The small town bar and grill is a genre I know well. I may even be something of a connoisseur. So: Rosie Peters and company are running one of the best of the best in Brookside Bar & Grill. I was fortunate to be on the bill at Rosie’s inaugural reading event last night with Brian Baumgart, Scott E. Vetsch, and Lynette Reini-Grandell. Venus DeMars followed with a short musical set.
I've been to the Brookside before, which I thought was the case but then knew was the case once I pulled off the main road into Marine on St. Croix. My wife and I and a handful to a couple handfuls of friends used to camp every year a bit farther north, on the banks of the St. Croix. For years we camped on the Minnesota side and then switched to the Wisconsin side, where the group sites are in the remotest part of the campground (if you're going, these Wisconsin sites get my five-star rating). During the days, we'd drive around the area and hit up small-town bars and grills, the Brookside being one of many in the area, one of many we enjoyed. During a dry year on one of the those trips, when the river seemed low and slow—you could walk three-quarters of the way acroos starting from the Minnesota side on a sandbar with your head and shoulders above water—I and my brother decided we were good enough swimmers to get across the rest of it, where where the channel deepened. Long story short: It was a dumb idea. We almost drowned. Once we made it to the Wisconsin side, we just started walking toward the camps along whatever trails we could find. We hoped our camping party would get in a vehicle and come find us. Which they did. But we'd put in a lot of sore, barefoot mileage before they got to us.

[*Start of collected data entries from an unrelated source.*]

__global__ void __launch_bounds__(256) msm_l1_chunk_kernel(const uint16_t* __restrict__ tile_hist, uint32_t n_tiles, uint32_t C1,
                                                           uint32_t* __restrict__ chunk_sum) {
    const uint32_t b = blockIdx.y * 256 + threadIdx.x;
    if (b >= C1) return;
    const uint32_t t0 = blockIdx.x * MSM_TCHUNK, t1 = t0 + MSM_TCHUNK < n_tiles ? t0 + MSM_TCHUNK : n_tiles;
    uint32_t sum = 0;
#pragma unroll 8
    for (uint32_t t = t0; t < t1; t++) sum += tile_hist[(size_t)t * C1 + b];
    chunk_sum[(size_t)blockIdx.x * C1 + b] = sum;
}

template <int BS>
__device__ __forceinline__ uint32_t block_scan_base(const uint32_t* cnt, uint32_t n, uint32_t per, uint32_t* ps, uint32_t* total) {
// ... 33 lines not shown
    uint32_t tx = blockIdx.x;
    if (XG && tx < (gridDim.x & ~((8u << XG) - 1))) {
        const uint32_t q = tx >> (3 + XG), r = tx & ((8u << XG) - 1);
        tx = ((q * 8 + (r & 7)) << XG) | (r >> 3);
    }
    const size_t row = (size_t)(blockIdx.y * gridDim.x + tx) * a.C1;
    for (uint32_t b = threadIdx.x; b < a.C1; b += 1024) cur[b] = a.tile_hist[row + b];
    const Fe* __restrict__ scalars = a.list ? a.list[blockIdx.y] : a.scalars_one;
    const uint32_t set0 = a.shared ? blockIdx.y : blockIdx.y * a.W;
    const uint32_t i = tx * a.tile + threadIdx.x;
    const bool live = threadIdx.x < a.tile && i < a.n;
    Fe sc;
    if (live) sc = fr_to_canonical(scalars[i]);
    __syncthreads();
    uint32_t total;
    uint32_t run = block_scan_base<1024>(cur, a.C1, 1, ps, &total);
    if (threadIdx.x < a.C1) {
        const uint32_t b = threadIdx.x;
        delta[b] = a.tile_off[row + b] - run;
        cur[b] = run;
    }
    __syncthreads();
    if (live) {
        for_each_digit(sc, a.c, a.q, a.W, [&](uint32_t w, uint32_t slot, uint32_t neg) {
            const uint32_t gb = ((set0 + (a.shared ? 0u : w)) << a.cb) | slot;
            const uint32_t pos = atomicAdd(&cur[gb >> a.L], 1u);
            stage[pos] = make_uint2((a.shared ? w * a.stride + i : i) | (neg << 31), gb);
        });
    }
    __syncthreads();
    for (uint32_t pos = threadIdx.x; pos < total; pos += 1024) {
        const uint2 e = stage[pos];
        const uint32_t at = pos + delta[e.y >> a.L];
        if (SPLIT) {
            a.tmp_e[at] = e.x;
            a.tmp_k[at] = (uint16_t)(e.y & ((1u << a.L) - 1));
        } else {
            a.tmp[at] = e;
        }
    }
}

__global__ void __launch_bounds__(1024) msm_l1_scan_kernel(uint32_t* __restrict__ chunk_sum, uint32_t n_chunks, uint32_t C1,
                                                           uint32_t* __restrict__ bin_total, uint32_t* __restrict__ zero, uint32_t zero_words) {
    __shared__ uint32_t part_sum[16][64];
    if (blockIdx.x == 0)
        for (uint32_t i = threadIdx.x; i < zero_words; i += 1024) zero[i] = 0;
    const uint32_t lb = threadIdx.x & 63, p = threadIdx.x >> 6, b = blockIdx.x * 64 + lb;
    const uint32_t per = (n_chunks + 15) / 16, c0 = p * per, c1 = c0 + per < n_chunks ? c0 + per : n_chunks;
    uint32_t sum = 0;
// ... 517 lines not shown
    }
    if (live && g == 0) J.out[task] = sh[threadIdx.x];
}

struct FinalArr {
    const XYZZu* base;
    uint32_t stride;
    uint32_t len;
    uint32_t o, k;
    uint32_t nbits;
};
struct FinalArgs {
    FinalArr arr[4];
    uint32_t n_arr;
};

__global__ void __launch_bounds__(256) msm_final_kernel(FinalArgs args, XYZZ* __restrict__ set_sums) {
    __shared__ XYZZu sh[256];
    const uint32_t set = blockIdx.x, ai = threadIdx.x >> 6, v = threadIdx.x & 63;
    XYZZu x = xyzzu_identity();
    if (ai < args.n_arr) {
        const FinalArr& A = args.arr[ai];
        if (v < A.len) {
            const uint32_t wgt = (v + A.o) << A.k;
            if (wgt) x = xyzzu_mul_small(A.base[(size_t)set * A.stride + v], wgt, A.nbits);
        }
    }
    XYZZu r = block_tree_sum(x, sh);
    if (threadIdx.x == 0) set_sums[set] = xyzzu_to_ext(r);
}


__global__ void __launch_bounds__(64) msm_rowcol_quad_kernel(RowColArgs args) {
    __shared__ XYZZu sh[16];
    uint32_t ji = 0;
    for (uint32_t q = 1; q < args.n_jobs; q++)
        if (blockIdx.x >= args.job[q].first_block) ji = q;
    const RowColJob& J = args.job[ji];
    const uint32_t quad = threadIdx.x >> 2, role = threadIdx.x & 3;
    const uint32_t G = 1u << J.g_log, g = quad & (G - 1);
    const uint32_t rows = 1u << J.log_rows, cols = 1u << J.log_cols;
    const uint32_t per_arr = J.cols_kind ? cols : rows;
    const uint32_t task = (blockIdx.x - J.first_block) * (16u >> J.g_log) + (quad >> J.g_log);
    const bool live = task < J.n_arr * per_arr;
    XYZZu acc = xyzzu_identity();
    if (live) {
        const uint32_t a = task / per_arr, idx = task - a * per_arr;
// ... 26 lines not shown
    const uint32_t set = blockIdx.x / n_groups, group = blockIdx.x - set * n_groups;
    const uint32_t quad = threadIdx.x >> 2, role = threadIdx.x & 3;
    uint32_t e = group * 16 + quad;
    const XYZZu* base = nullptr;
    uint32_t stride = 0, o = 0, k = 0, nbits = 0;
    bool found = false;
#pragma unroll
    for (uint32_t i = 0; i < 4; i++) {
        if (i < args.n_arr && !found) {
            if (e < args.arr[i].len) {
                found = true;
                base = args.arr[i].base;
                stride = args.arr[i].stride;
                o = args.arr[i].o;
                k = args.arr[i].k;
                nbits = args.arr[i].nbits;
            } else {
                e -= args.arr[i].len;
            }
        }
    }
    XYZZu x = xyzzu_identity();
    if (found) {
        const uint32_t wgt = (e + o) << k;
        if (wgt) x = xyzzu_mul_small_q(base[(size_t)set * stride + e], wgt, nbits, role);
    }
    if (role == 0) sh[quad] = x;
    __syncthreads();
    for (uint32_t st = 8; st >= 1; st >>= 1) {
        if (quad < st) {
            XYZZu a = sh[quad];
            xyzzu_add_q(a, sh[quad + st], role);
            if (role == 0) sh[quad] = a;
        }
        __syncthreads();
    }
    if (n_groups == 1) {
        if (threadIdx.x == 0) set_sums[set] = xyzzu_to_ext(sh[0]);
        return;
    }
    if (threadIdx.x == 0) {
        partials[blockIdx.x] = sh[0];
        __threadfence();
        is_last = atomicAdd(&done[set], 1u) == n_groups - 1;
    }
    __syncthreads();
    if (!is_last) return;
// ... 18 lines not shown
struct PlaneJob {
    const XYZZu* base;
    uint32_t log_len;
    uint32_t o;
    uint32_t n_planes;
    uint32_t wgs;
    uint32_t first_plane;
    uint32_t first_block;
};
struct PlaneArgs {
    PlaneJob job[2];
    uint32_t blocks_per_set, planes_per_set;
};
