def bn_act(x, bn, residual=None, relu=True, residual_bn=None):
    if not (x.is_cuda and x.dtype == torch.float32 and x.dim() == 4 and x.is_contiguous()):
        raise ValueError("bn_act expects a contiguous fp32 CUDA [B,C,H,W] tensor")
    if residual is not None and not (residual.shape == x.shape and residual.is_contiguous()
                                     and residual.dtype == torch.float32):
        raise ValueError("bn_act: residual must match x")
    if residual_bn is not None and residual is None:
        raise ValueError("bn_act: residual_bn without a residual")
    scale, shift = _bn_affine(bn)
    B, C, H, W = x.shape
    if residual_bn is not None:
        scale2, shift2 = _bn_affine(residual_bn)
        with torch.cuda.device(x.device):
            rc = _lib.lib().orp_affine2_act(_lib.ptr(x), _lib.ptr(residual), _lib.ptr(scale), _lib.ptr(shift), _lib.ptr(scale2),
                                            _lib.ptr(shift2), _lib.ptr(x), B, C, H * W, 1 if relu else 0, _lib.stream_of(x))
        _lib.check(rc, "orp_affine2_act")
        return x
    with torch.cuda.device(x.device):
        rc = _lib.lib().orp_affine_act(_lib.ptr(x), _lib.ptr(residual), _lib.ptr(scale), _lib.ptr(shift), _lib.ptr(x),
                                       B, C, H * W, 1 if relu else 0, _lib.stream_of(x))
    _lib.check(rc, "orp_affine_act")
    return x


_packed_1x1_t = _packcache.new_cache("conv1x1_bn_weight")


def _transposed_1x1_weight(weight):
    w = weight.detach()
    state = _packcache.tensor_state(w)
    hit = _packed_1x1_t.get(weight, state)
    if hit is None:
        hit = _packed_1x1_t.put(weight, state, w.float().reshape(w.size(0), w.size(1)).t().contiguous())
    return _lib.keep_for_graph(hit)


def conv1x1_bn_act_ok(x, conv, bn):
    w = conv.weight
    return bool(isinstance(conv, torch.nn.Conv2d) and isinstance(bn, torch.nn.BatchNorm2d) and not bn.training and
                x.is_cuda and x.dtype == torch.float32 and x.dim() == 4 and w.dtype == torch.float32 and w.dim() == 4 and
                w.size(2) == 1 and w.size(3) == 1 and x.size(1) == w.size(1) and conv.bias is None and
                tuple(conv.stride) == (1, 1) and tuple(conv.padding) == (0, 0) and tuple(conv.dilation) == (1, 1) and
                conv.groups == 1 and x.size(2) * x.size(3) > 0 and _lib.lib().orp_conv1x1_bn_act_ok(w.size(1), w.size(0)))


def conv1x1_bn_act(x, conv, bn, residual=None, residual_bn=None, relu=True, force=False):
    if residual_bn is not None and residual is None:
        raise ValueError("conv1x1_bn_act: residual_bn without a residual")
    L = _lib.lib()
    fused = conv1x1_bn_act_ok(x, conv, bn) and (residual_bn is None or not residual_bn.training)
    if fused and not force:
        fused = bool(L.orp_conv1x1_bn_act_pays(x.size(1), conv.weight.size(0), x.size(2) * x.size(3), x.size(0),
                                                1 if residual is not None else 0))
    if not fused:
        return bn_act(conv(x).contiguous(), bn, residual=residual, relu=relu, residual_bn=residual_bn)
    x = x.detach().contiguous()
    B, cin, H, W = x.shape
    cout = conv.weight.size(0)
    if residual is not None:
        residual = residual.detach()
        if not (tuple(residual.shape) == (B, cout, H, W) and residual.is_contiguous() and residual.dtype == torch.float32):
            raise ValueError("conv1x1_bn_act: residual must be a contiguous fp32 tensor of the output's shape")
    wt = _transposed_1x1_weight(conv.weight)
    scale, shift = _bn_affine(bn)
    scale2, shift2 = _bn_affine(residual_bn) if residual_bn is not None else (None, None)
    y = torch.empty((B, cout, H, W), dtype=torch.float32, device=x.device)
    with torch.cuda.device(x.device):
        rc = L.orp_conv1x1_bn_act(_lib.ptr(x), _lib.ptr(wt), _lib.ptr(scale), _lib.ptr(shift), _lib.ptr(residual),
                                  _lib.ptr(scale2), _lib.ptr(shift2), _lib.ptr(y), B, cin, cout, H * W, 1 if relu else 0,
                                  _lib.stream_of(x))
    _lib.check(rc, "orp_conv1x1_bn_act")
    return y


def bn_relu_maxpool(x, bn):
    if not (x.is_cuda and x.dtype == torch.float32 and x.dim() == 4 and x.is_contiguous()):
        raise ValueError("bn_relu_maxpool expects a contiguous fp32 CUDA [B,C,H,W] tensor")
    scale, shift = _bn_affine(bn)
    B, C, H, W = x.shape
    y = torch.empty((B, C, (H - 1) // 2 + 1, (W - 1) // 2 + 1), dtype=torch.float32, device=x.device)
    with torch.cuda.device(x.device):
        rc = _lib.lib().orp_affine_relu_maxpool(_lib.ptr(x), _lib.ptr(scale), _lib.ptr(shift), _lib.ptr(y), B, C, H, W,
                                                _lib.stream_of(x))
    _lib.check(rc, "orp_affine_relu_maxpool")
    return y


def fpn_topdown_ok(xs, gns):
    x0, g0 = xs[0], gns[0]
    B, C = x0.size(0), x0.size(1)
    if not (1 <= len(xs) <= 4 and len(gns) == len(xs) and C % 32 == 0 and C % g0.num_groups == 0 and 32 % (C // g0.num_groups) == 0):
        return False
    for i, (x, g) in enumerate(zip(xs, gns)):
        if not (x.is_cuda and x.dtype == torch.float32 and x.dim() == 4 and x.size(0) == B and x.size(1) == C and
                isinstance(g, torch.nn.GroupNorm) and g.affine and g.num_groups == g0.num_groups and g.eps == g0.eps):
            return False
        if i and (xs[i - 1].size(2) != 2 * x.size(2) or xs[i - 1].size(3) != 2 * x.size(3)):
            return False
    return True


def fpn_topdown_cl(xs, gns, amax=True):
    if not fpn_topdown_ok(xs, gns):
        raise ValueError("fpn_topdown_cl: see fpn_topdown_ok")
    L = _lib.lib()
    x0 = xs[0]
    B, C = x0.size(0), x0.size(1)
    n = len(xs)
    gns, mods, owner = _gn_modules(gns, n, "fpn_topdown_cl")
    ins = [x.detach().contiguous() for x in xs]
    outs = [torch.empty(x.shape, dtype=torch.float32, device=x.device, memory_format=torch.channels_last) for x in ins]
    levels = _norm_levels(ins, outs)
    gam, bet, _gs, _bs = _affine_ptrs(mods, owner)
    bits = torch.empty(1, dtype=torch.int32, device=x0.device) if (amax and _ranges_wanted()) else None
    nbytes = L.orp_fpn_topdown_workspace_bytes(levels, n, B, C, gns[0].num_groups)
    ws = _lib.workspace(x0.device, nbytes)
    with torch.cuda.device(x0.device):
        rc = L.orp_fpn_topdown_nhwc(levels, gam, bet, n, B, C, gns[0].num_groups, float(gns[0].eps),
                                    bits.data_ptr() if bits is not None else None, _lib.ptr(ws), ws.numel(), _lib.stream_of(x0))
    _lib.check(rc, "orp_fpn_topdown_nhwc")
    return outs, bits
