# FauxFaux/quadrs

Hardware: AMD Instinct MI355X
Metric: Msamples/s through shift->FIR->FFT chain (higher is better)
Workload: dtype f32

## Files before the change

### quadrs_amd/csrc/qd_chain.h

```cpp
#pragma once

#include "qd_device.h"
#include "qd_geometry.h"

namespace qd {

#ifdef QD_STAMP
#define QD_STAMP_DECL unsigned long long st_prev = 0, st_acc[8] = {0, 0, 0, 0, 0, 0, 0, 0}, st_row[4] = {0, 0, 0, 0}; unsigned st_tiles = 0;
#define QD_STAMP_ROW(k) do { unsigned long long t_; asm volatile("s_memtime %0\n\ts_waitcnt lgkmcnt(0)" : "=s"(t_) :: "memory"); st_row[k] += t_ - st_prev; st_acc[0] += t_ - st_prev; st_prev = t_; } while (0)
#define QD_STAMP_START() do { asm volatile("s_memtime %0\n\ts_waitcnt lgkmcnt(0)" : "=s"(st_prev) :: "memory"); } while (0)
#define QD_STAMP_AT(k) do { unsigned long long t_; asm volatile("s_memtime %0\n\ts_waitcnt lgkmcnt(0)" : "=s"(t_) :: "memory"); st_acc[k] += t_ - st_prev; st_prev = t_; } while (0)
#define QD_STAMP_FLUSH() do { if (P.stamps && (threadIdx.x & 63) == 0 && threadIdx.x < 1024) { unsigned w_ = threadIdx.x >> 6; for (int k_ = 0; k_ < 8; ++k_) atomicAdd(&P.stamps[w_ * 8 + k_], st_acc[k_]); if (w_ == 1) for (int k_ = 0; k_ < 4; ++k_) atomicAdd(&P.stamps[129 + k_], st_row[k_]); if (w_ == 0) for (int k_ = 0; k_ < 4; ++k_) atomicAdd(&P.stamps[133 + k_], st_row[k_]); if (w_ == 0) atomicAdd(&P.stamps[128], (unsigned long long)st_tiles); } } while (0)
#define QD_STAMP_TILE() do { ++st_tiles; } while (0)
#else
#define QD_STAMP_DECL
#define QD_STAMP_START()
#define QD_STAMP_AT(k)
#define QD_STAMP_FLUSH()
#define QD_STAMP_TILE()
#define QD_STAMP_ROW(k)
#endif

#ifdef QD_DEVELOP
#define QD_DBG(P, bit) (((P).dbg & (bit)) != 0)
// ... 535 lines not shown
        }
    };
    auto load_h1 = [&](uint32_t j0, float *hh) {
        const float4 *hp = reinterpret_cast<const float4 *>(h + j0);
#pragma unroll
        for (int v = 0; v < BS / 4; ++v) {
            const float4 q = hp[v];
            hh[4 * v + 0] = q.x; hh[4 * v + 1] = q.y; hh[4 * v + 2] = q.z; hh[4 * v + 3] = q.w;
        }
    };
    auto load_h = [&](uint32_t blk, float (*hh)[BS]) {
#pragma unroll
        for (int r = 0; r < R; ++r) load_h1(blk * BS - r * D, hh[r]);
    };
    bool lane_trunc = false;
#pragma unroll
    for (int r = 0; r < R; ++r) lane_trunc |= jmax[r] < T;
    const bool need_snap = __builtin_amdgcn_ballot_w64(lane_trunc) != 0;
    auto snap_check = [&](int r, uint32_t j0) {
        if (need_snap && j0 >= T / 2 + D && ((j0 - T / 2) % D) == 0) {
            if (jmax[r] == j0) { sr[r] = ar[r]; si[r] = ai[r]; }
        }
    };
    auto mac_int = [&](uint32_t blk, const float2 *x, const float (*hh)[BS]) {
#pragma unroll
        for (int r = 0; r < R; ++r) snap_check(r, blk * BS - r * D);
#pragma unroll
        for (int i = 0; i < BS; ++i) {
#pragma unroll
            for (int r = 0; r < R; ++r) {
                ar[r] = ar[r] + x[i].x * hh[r][i];
                ai[r] = ai[r] + x[i].y * hh[r][i];
            }
        }
    };
    auto mac_edge = [&](uint32_t blk, const float2 *x) {
#pragma unroll
        for (int r = 0; r < R; ++r) {
            const int32_t j0 = (int32_t)(blk * BS) - r * (int32_t)D;
            if (j0 >= 0 && j0 < (int32_t)T) {
                snap_check(r, (uint32_t)j0);
                float hh[BS];
                load_h1((uint32_t)j0, hh);
#pragma unroll
                for (int i = 0; i < BS; ++i) {
                    ar[r] = ar[r] + x[i].x * hh[i];
                    ai[r] = ai[r] + x[i].y * hh[i];
                }
            }
        }
    };
    constexpr uint32_t P = (R - 1) * D / BS, E = T / BS;
    static_assert(E > P + 2, "filter too short for the register-tiled FIR");
    constexpr uint32_t P2 = P + ((E - P) & 1);
    float2 xa[BS], xb[BS];
    float ha[R][BS], hb[R][BS];
#pragma unroll
    for (uint32_t blk = 0; blk < P2; ++blk) {
        load_x(blk, xa);
        if (blk < P) mac_edge(blk, xa); else { load_h(blk, ha); mac_int(blk, xa, ha); }
    }
    load_x(P2, xa); load_h(P2, ha);
    for (uint32_t blk = P2; blk + 2 < E; blk += 2) {
        load_x(blk + 1, xb); load_h(blk + 1, hb);
        mac_int(blk, xa, ha);
        __builtin_amdgcn_sched_barrier(0);
        load_x(blk + 2, xa); load_h(blk + 2, ha);
        mac_int(blk + 1, xb, hb);
        __builtin_amdgcn_sched_barrier(0);
    }
    load_x(E - 1, xb); load_h(E - 1, hb);
    mac_int(E - 2, xa, ha);
    load_x(E, xa);
    mac_int(E - 1, xb, hb);
#pragma unroll
    for (uint32_t blk = E; blk < NB; ++blk) {
        if (blk > E) load_x(blk, xa);
        mac_edge(blk, xa);
    }
#pragma unroll
    for (int r = 0; r < R; ++r) { full[r] = make_float2(ar[r], ai[r]); snap[r] = make_float2(sr[r], si[r]); }
}
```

I debuted my small town bar and grill reading set—light on the commentary, heavy on the shorter, punchier poems—which needs some tweaking. I read mostly from my reading copy of the book, the pages marked with colored tabs, the colors indicating sorts of poems I may or may not want to include, depending on how the audience is feeling. It can be hard to hear in bar readings with some people there just to eat or drink and not to listen to poetry. It can be hard to hear yourself and pay attention to what you're doing. All in all, it was typical in that regard, although a lot of people who seemed at the start to be there to drink and socialize it turns out were interested in the reading, but a little shy about it, this being the first time such a thing has occurred at Brookside.
Rosie is a great writer herself. She was a mentor for the Write Like Us program awhile back and visited my Into to Creative Writing class. She was on fire and the class loved her. It felt good to return the favor and to make the long drive that Rosie makes whenever she does events in the Twin Cities.
Rosie says the readings will be a monthly thing. Lots of live music on weekends, too. The Guinness and walleye fingers were perfect pub grub. Brookside in Marine on St. Croix: It’s worth a trip. It’s worth becoming a kind of regular. If you know Rosie at all, you know that the music and lit and Guinness come with lots of love, inclusivity, and generous and free helpings of hugs. See you there.
PHOTO: The inimitable Rosie Peters at the mic, launching the Brookside reading series.